Unsurprisingly, the dollar has started the week on the back foot in early trading following the trade-talk reports. Risk-seeking flows could push further into high beta China currencies such as AUD, NZD and CNH. Regional currencies could also benefit, possibly strongly, as investors pile into emerging market-recovery positioning.


Friday saw Wall Street enjoy a good day on trade-talk hopes with the S&P closing up 0.7% and all three major indices breaking their multi-day losing streak. That theme continues in early trading following the WSJ article, with the S&P, ASX and Nikkei all comfortably in the green. Regional indices should all follow their lead today as the feel-good factor is shared. Barring any denial headlines, this should follow on into Europe as well.
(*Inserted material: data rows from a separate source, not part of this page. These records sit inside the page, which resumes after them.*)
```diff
@@ -280,7 +300,21 @@
 #pragma unroll
           for (int sx = 0; sx < NS; ++sx) kk[sx] = 0;
         }
-        if ((i0 < 0) | (i0 + SPL > N)) mask_words<MODE, SPL>(w, i0, N);
+        if constexpr (kEdges) {
+          if (k == 0) {
+            const int ih = __builtin_amdgcn_readlane(i0, 0);
+            if (ih < 0 && lane == 0) mask_words<MODE, SPL>(w, ih, N);
+          }
+          if (last) {
+            int ce = cend;
+            asm volatile("" : "+s"(ce));
+            const int tl = (ce - 1 - cbeg) & (kFW - 1);
+            const int it = __builtin_amdgcn_readlane(i0, tl);
+            if (it + SPL > N && lane == tl) mask_words<MODE, SPL>(w, it, N);
+          }
+        } else {
+          if ((i0 < 0) | (i0 + SPL > N)) mask_words<MODE, SPL>(w, i0, N);
+        }
       }
 
       float gh[NS];
@@ -351,7 +385,10 @@
               kx = max(-1, min(kx, 0x3fffffff));
 #pragma unroll
               for (int ar = 0; ar < ARMS; ++ar) {
-                const int kc = min(kx, chn->stage_len[(ar < arms_here) ? ar : 0] + 1);
+                int slen;
+                if constexpr (kEdges) slen = wg_stage[ar];
+                else slen = chn->stage_len[(ar < arms_here) ? ar : 0];
+                const int kc = min(kx, slen + 1);
                 const float cf = table_entry(ar, kc).x;
                 Ur[ar][x] = fmaf(cf, yr, Ur[ar][x]);
                 Ui[ar][x] = fmaf(cf, yi, Ui[ar][x]);
@@ -399,16 +436,23 @@
       for (int ar = 0; ar < ARMS; ++ar)
 #pragma unroll
         for (int x = 0; x < 3; ++x) {
-          const float nr = fmaf(accr[ar][x], rotC, fmaf(-acci[ar][x], rotS, Ur[ar][x]));
-          const float ni = fmaf(accr[ar][x], rotS, fmaf(acci[ar][x], rotC, Ui[ar][x]));
-          accr[ar][x] = nr;
-          acci[ar][x] = ni;
+          if constexpr (kEdges) {
+            const float tr = fmaf(-acci[ar][x], rotS, Ur[ar][x]);
+            asm("v_fma_f32 %0, %0, %1, %2" : "+v"(acci[ar][x]) : "s"(rotC), "v"(Ui[ar][x]));
+            acci[ar][x] = fmaf(accr[ar][x], rotS, acci[ar][x]);
+            asm("v_fma_f32 %0, %0, %1, %2" : "+v"(accr[ar][x]) : "s"(rotC), "v"(tr));
+          } else {
+            const float nr = fmaf(accr[ar][x], rotC, fmaf(-acci[ar][x], rotS, Ur[ar][x]));
+            const float ni = fmaf(accr[ar][x], rotS, fmaf(acci[ar][x], rotC, Ui[ar][x]));
+            accr[ar][x] = nr;
+            acci[ar][x] = ni;
+          }
         }
 #pragma unroll
       for (int sx = 0; sx < NS; ++sx)
         asm("v_sub_co_u32_e32 %0, vcc, %0, %3\n\tv_subb_co_u32_e32 %1, vcc, %1, %4, vcc\n\tv_addc_co_u32_e32 %2, vcc, %2, %5, vcc"
             : "+v"(glo[sx]), "+v"(ghi[sx]), "+v"(kk[sx])
-            : "v"(Dlo), "v"(Dhi), "v"(Di)
+            : "v"(Dlo), "v"(Dhi), "v"(Di_v)
             : "vcc");
     };
 
```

Crude’s golden run ran into a brick wall on Friday as stale long positioning and threats of increasing US production saw Brent Crude fall 2.1% to USD64.75 a barrel. WTI fared even worse, falling 2.6% to USD55.50 a barrel.

The WSJ article, if right, should provide a welcome boost to oil today however, as the prospects of improved trade flow through to predicted higher energy consumption. The early trading in WTI futures seems to agree, rising 0.7% in initial trading.
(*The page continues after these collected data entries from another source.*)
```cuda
size_t knn_rowmax_workspace_bytes(int N, int d, int n_rows, int w);
const int* knn_rowmax_flag_counter(const void* ws, int N, int d, int n_rows, int w);
int launch_knn_rowmax(const float* X, int N, int d, int row0, int n_rows, int w, void* ws, long long* out_idx,
                      float* out_dist, float* out_max, uint64_t* launches, cudaStream_t s);
struct RerankWs;
RerankWs* rerank_ws_create();
void rerank_ws_destroy(RerankWs* w);
size_t rerank_ws_bytes(const RerankWs* w);
int launch_rerank_topk(RerankWs* W, const float* X, int N, int m, int d, const long long* nbr, const float* nbr_dist,
                       int w, const float* rowmax, int k1, int k2, float lam, const long long* orig, int k_orig, int k,
                       float* out_dist, long long* out_idx, uint64_t* launches, cudaStream_t s);
int launch_rerank_dense(RerankWs* W, const float* qg, const float* qq, const float* gg, int m, int n, int k1, int k2,
                        double lam, float* out, uint64_t* launches, cudaStream_t s);

int launch_topk_rows(const float* dist, long long ld, int m, int n_valid, int k, int64_t idx_base,
                     float* out_dist, int64_t* out_idx, bool accumulate, cudaStream_t s);
int launch_topk_merge(const float* cand_dist, const int64_t* cand_idx, int parts, int m, int k_in,
                      int k_out, float* out_dist, int64_t* out_idx, cudaStream_t s);

}
```

### openibl_b200/csrc/engine.cu

```cuda
#include <stdlib.h>

#include <mutex>
#include <new>
#include <vector>

#include "common.cuh"

namespace ibl {

static thread_local std::string g_last_error;
void set_last_error(const std::string& s) { g_last_error = s; }
void tc_set_bn_override(int bn);

static const ConvLayer kVgg16[13] = {
    {3, 64, true, false},    {64, 64, true, true},
    {64, 128, true, false},  {128, 128, true, true},
    {128, 256, true, false}, {256, 256, true, false}, {256, 256, true, true},
    {256, 512, true, false}, {512, 512, true, false}, {512, 512, true, true},
    {512, 512, true, false}, {512, 512, true, false}, {512, 512, false, false}
};

struct DevBuf {
  void* p = nullptr;
  size_t cap = 0;
  int ensure(size_t bytes) {
    if (bytes <= cap) return IBL_OK;
    if (p) cudaFree(p);
    p = nullptr;
    cap = 0;
    cudaError_t e = cudaMalloc(&p, bytes);
    if (e != cudaSuccess) {
      cudaGetLastError();
      set_last_error("workspace cudaMalloc(" + std::to_string(bytes) + " B) failed: " + cudaGetErrorString(e));
      return IBL_ERR_OOM;
    }
    cap = bytes;
    return IBL_OK;
  }
  void release() {
    if (p) cudaFree(p);
    p = nullptr;
    cap = 0;
  }
  template <class T> T* as() const { return reinterpret_cast<T*>(p); }
};

}

using namespace ibl;

struct ibl_engine {
  int device = 0;
  int conv_mode = IBL_CONV_TC_BF16X3;
  int gemm_mode = IBL_CONV_TC_BF16X3;
  uint64_t launches = 0;
  bool vgg_ready = false;
  ConvParams conv[13];
  float* w0_oihw = nullptr;
  const float* nv_w = nullptr;
  const float* nv_c = nullptr;
  int nv_K = 0, nv_C = 0;
  const float* pca_W = nullptr;
  const float* pca_b = nullptr;
  int pca_P = 0, pca_D = 0;
  DevBuf act[2];
  DevBuf feat;
  DevBuf nv_assign, nv_inv, nv_raw, vlad;
  DevBuf pca_partial;
  DevBuf qn, dbn, dist_chunk, cand_d, cand_i;
  DevBuf stage_in, stage_out, stage_out2, stage_u8;
  DevBuf q_pl, db_pl, v_pl, pca_pl;
  const float* pca_pl_src = nullptr;
  DevBuf mrg_d, mrg_i;
  DevBuf bw_g, bw_x, bw_part, bw_w;
  DevBuf d1_ws;
  DevBuf q_err, db_err, guard_ws;
  DevBuf knn_ws;
  const int* knn_flag_counter = nullptr;
  JpegWs* jpeg_ws = nullptr;
  JpegWs* jpeg_prog_ws = nullptr;
  JpegWs* png_ws = nullptr;
  JitterWs* jitter_ws = nullptr;
  RerankWs* rr_ws = nullptr;
  const int* flag_counter = nullptr;
  int dist_path = -1;
  DevBuf ssq, nv_part, nv_asum, nvw_pl;
  DevBuf nv_ticket;
  const float* nvw_pl_src = nullptr;
  cudaStream_t copy_stream = nullptr;
  cudaEvent_t copy_ev[2] = {nullptr, nullptr};
  DevBuf pipe_in[2], pipe_out[2], pipe_pool[2];
  cudaEvent_t pipe_h2d[2] = {nullptr, nullptr}, pipe_done[2] = {nullptr, nullptr};
  bool pipe_busy[2] = {false, false};
};

struct FeatPlanes {
  __nv_bfloat16* hi = nullptr;
  __nv_bfloat16* lo = nullptr;
  int ssq_parts = 0;
};

namespace {

inline cudaStream_t S(void* s) { return reinterpret_cast<cudaStream_t>(s); }

struct DeviceGuard {
  int prev = -1;
  explicit DeviceGuard(int dev) {
    cudaGetDevice(&prev);
    if (prev != dev) cudaSetDevice(dev);
    else prev = -1;
  }
  ~DeviceGuard() {
    if (prev >= 0) cudaSetDevice(prev);
  }
};

int ensure_tickets(ibl_engine* e, int n_images, cudaStream_t s) {
  const size_t need = (size_t)(n_images > 1024 ? n_images : 1024) * sizeof(int);
  if (e->nv_ticket.cap >= need) return IBL_OK;
  IBL_RET(e->nv_ticket.ensure(need));
  IBL_CUDA_OK(cudaMemsetAsync(e->nv_ticket.p, 0, e->nv_ticket.cap, s));
  return IBL_OK;
}
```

Gold collapsed by 1.6% on Friday, falling USD22 to close at 1,293.00 a Troy ounce. Buoyant stock markets and risk premium reduction saw traders with medium-term long positions throw in the towel. Selling accelerated as the key USD1,300.00 support level gave way and more stop-losses came to the market.

Gold could be in for a tough day at the office, despite the fact it’s risen 0.15% to 1,295.00 in early illiquid trading, likely on a weaker dollar this morning. With investor funds likely following to emerging markets and commodities on a knee-jerk China recovery play, gold could be moved to the substitutes bench in the short term.